About this task. Please reproduce the following records exactly as they appear.

[Stored items]
※ ※ ※

static int create_engine(const char* entry, const ts2d_arch_desc* arch, const ts2d_residual_desc* res, const float* weights, size_t n_floats, int device,
                         ts2d_engine** out) {
    if (!arch || !out) return fail(TS2D_ERR_INVALID, "%s: null argument", entry);
    *out = nullptr;
    if (res) for (int v : res->reserved) if (v) return fail(TS2D_ERR_INVALID, "%s: ts2d_residual_desc.reserved must be zero", entry);
    int ndev = 0;
    HIP_TRY(hipGetDeviceCount(&ndev));
    if (device < 0 || device >= ndev) return fail(TS2D_ERR_INVALID, "device %d out of range (%d HIP devices visible)", device, ndev);
    ts2d_engine* e = new (std::nothrow) ts2d_engine();
    if (!e) return fail(TS2D_ERR_NOMEM, "host allocation failed");
    e->user_arch = *arch; e->device = device;
    if (res) { e->residual = true; for (int s = 0; s < TS2D_MAX_STAGES; ++s) e->n_blocks[s] = res->n_blocks[s]; }
    if (arch->n_stages >= 2 && arch->n_stages <= TS2D_MAX_STAGES) e->arch = pad_arch(*arch, e->padded); else e->arch = *arch;
    {
        hipDeviceProp_t prop;
        if (hipGetDeviceProperties(&prop, device) == hipSuccess && prop.multiProcessorCount > 0) e->num_cus = prop.multiProcessorCount;
        if (getenv("TS2D_DBG")) e->dbg = atoi(getenv("TS2D_DBG"));
    }
    int rc = build_program(e);
    if (rc != TS2D_OK) { delete e; return rc; }
    hipError_t he = hipSetDevice(device);
    if (he == hipSuccess) he = hipStreamCreateWithFlags(&e->stream, hipStreamNonBlocking);
    if (he == hipSuccess) he = hipEventCreateWithFlags(&e->ws_event, hipEventDisableTiming);
    if (he == hipSuccess) he = hipMalloc(reinterpret_cast<void**>(&e->d_flags), 2 * sizeof(int));
    if (he == hipSuccess) he = hipMemset(e->d_flags, 0, 2 * sizeof(int));
    if (he == hipSuccess && e->dbg == 256) he = hipMalloc(reinterpret_cast<void**>(&e->d_prof), 512 * 128 * sizeof(unsigned long long));
    if (he == hipSuccess && e->d_prof) he = hipMemset(e->d_prof, 0, 512 * 128 * sizeof(unsigned long long));
    if (he == hipSuccess) he = hipMalloc(reinterpret_cast<void**>(&e->d_weights), e->weight_floats * sizeof(float));
    if (he != hipSuccess) {
        rc = fail(he == hipErrorOutOfMemory ? TS2D_ERR_NOMEM : TS2D_ERR_HIP, "engine setup failed: %s", hipGetErrorString(he));
        ts2d_engine_destroy(e);
        return rc;
    }
    if (weights) {
        rc = upload_weights(e, weights, n_floats);
        if (rc != TS2D_OK) { ts2d_engine_destroy(e); return rc; }
    }
    *out = e;
    return TS2D_OK;
}

int ts2d_engine_create(const ts2d_arch_desc* arch, const float* weights, size_t n_floats, int device, ts2d_engine** out) {
    return create_engine("ts2d_engine_create", arch, nullptr, weights, n_floats, device, out);
}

※ ※ ※

Solution to this problem.
static int create_engine(const char* entry, const ts2d_arch_desc* arch, const ts2d_residual_desc* res, const float* weights, size_t n_floats, int device,
                         ts2d_engine** out) {
    if (!arch || !out) return fail(TS2D_ERR_INVALID, "%s: null argument", entry);
    *out = nullptr;
    if (res) for (int v : res->reserved) if (v) return fail(TS2D_ERR_INVALID, "%s: ts2d_residual_desc.reserved must be zero", entry);
    int ndev = 0;
    HIP_TRY(hipGetDeviceCount(&ndev));
    if (device < 0 || device >= ndev) return fail(TS2D_ERR_INVALID, "device %d out of range (%d HIP devices visible)", device, ndev);
    ts2d_engine* e = new (std::nothrow) ts2d_engine();
    if (!e) return fail(TS2D_ERR_NOMEM, "host allocation failed");
    e->user_arch = *arch; e->device = device;
    if (res) { e->residual = true; for (int s = 0; s < TS2D_MAX_STAGES; ++s) e->n_blocks[s] = res->n_blocks[s]; }
    if (arch->n_stages >= 2 && arch->n_stages <= TS2D_MAX_STAGES) e->arch = pad_arch(*arch, e->padded); else e->arch = *arch;
    {
        hipDeviceProp_t prop;
        if (hipGetDeviceProperties(&prop, device) == hipSuccess && prop.multiProcessorCount > 0) e->num_cus = prop.multiProcessorCount;
        if (getenv("TS2D_DBG")) e->dbg = atoi(getenv("TS2D_DBG"));
    }
    int rc = build_program(e);
    if (rc != TS2D_OK) { delete e; return rc; }
    hipError_t he = hipSetDevice(device);
    if (he == hipSuccess) he = hipStreamCreateWithFlags(&e->stream, hipStreamNonBlocking);
    if (he == hipSuccess) he = hipEventCreateWithFlags(&e->ws_event, hipEventDisableTiming);
    if (he == hipSuccess) he = hipMalloc(reinterpret_cast<void**>(&e->d_flags), 2 * sizeof(int));
    if (he == hipSuccess) he = hipMemset(e->d_flags, 0, 2 * sizeof(int));
    if (he == hipSuccess && e->dbg == 256) he = hipMalloc(reinterpret_cast<void**>(&e->d_prof), 512 * 128 * sizeof(unsigned long long));
    if (he == hipSuccess && e->d_prof) he = hipMemset(e->d_prof, 0, 512 * 128 * sizeof(unsigned long long));
    if (he == hipSuccess) he = hipMalloc(reinterpret_cast<void**>(&e->d_weights), e->weight_floats * sizeof(float));
    if (he != hipSuccess) {
        rc = fail(he == hipErrorOutOfMemory ? TS2D_ERR_NOMEM : TS2D_ERR_HIP, "engine setup failed: %s", hipGetErrorString(he));
        ts2d_engine_destroy(e);
        return rc;
    }
    if (weights) {
        rc = upload_weights(e, weights, n_floats);
        if (rc != TS2D_OK) { ts2d_engine_destroy(e); return rc; }
    }
    *out = e;
    return TS2D_OK;
}

int ts2d_engine_create(const ts2d_arch_desc* arch, const float* weights, size_t n_floats, int device, ts2d_engine** out) {
    return create_engine("ts2d_engine_create", arch, nullptr, weights, n_floats, device, out);
}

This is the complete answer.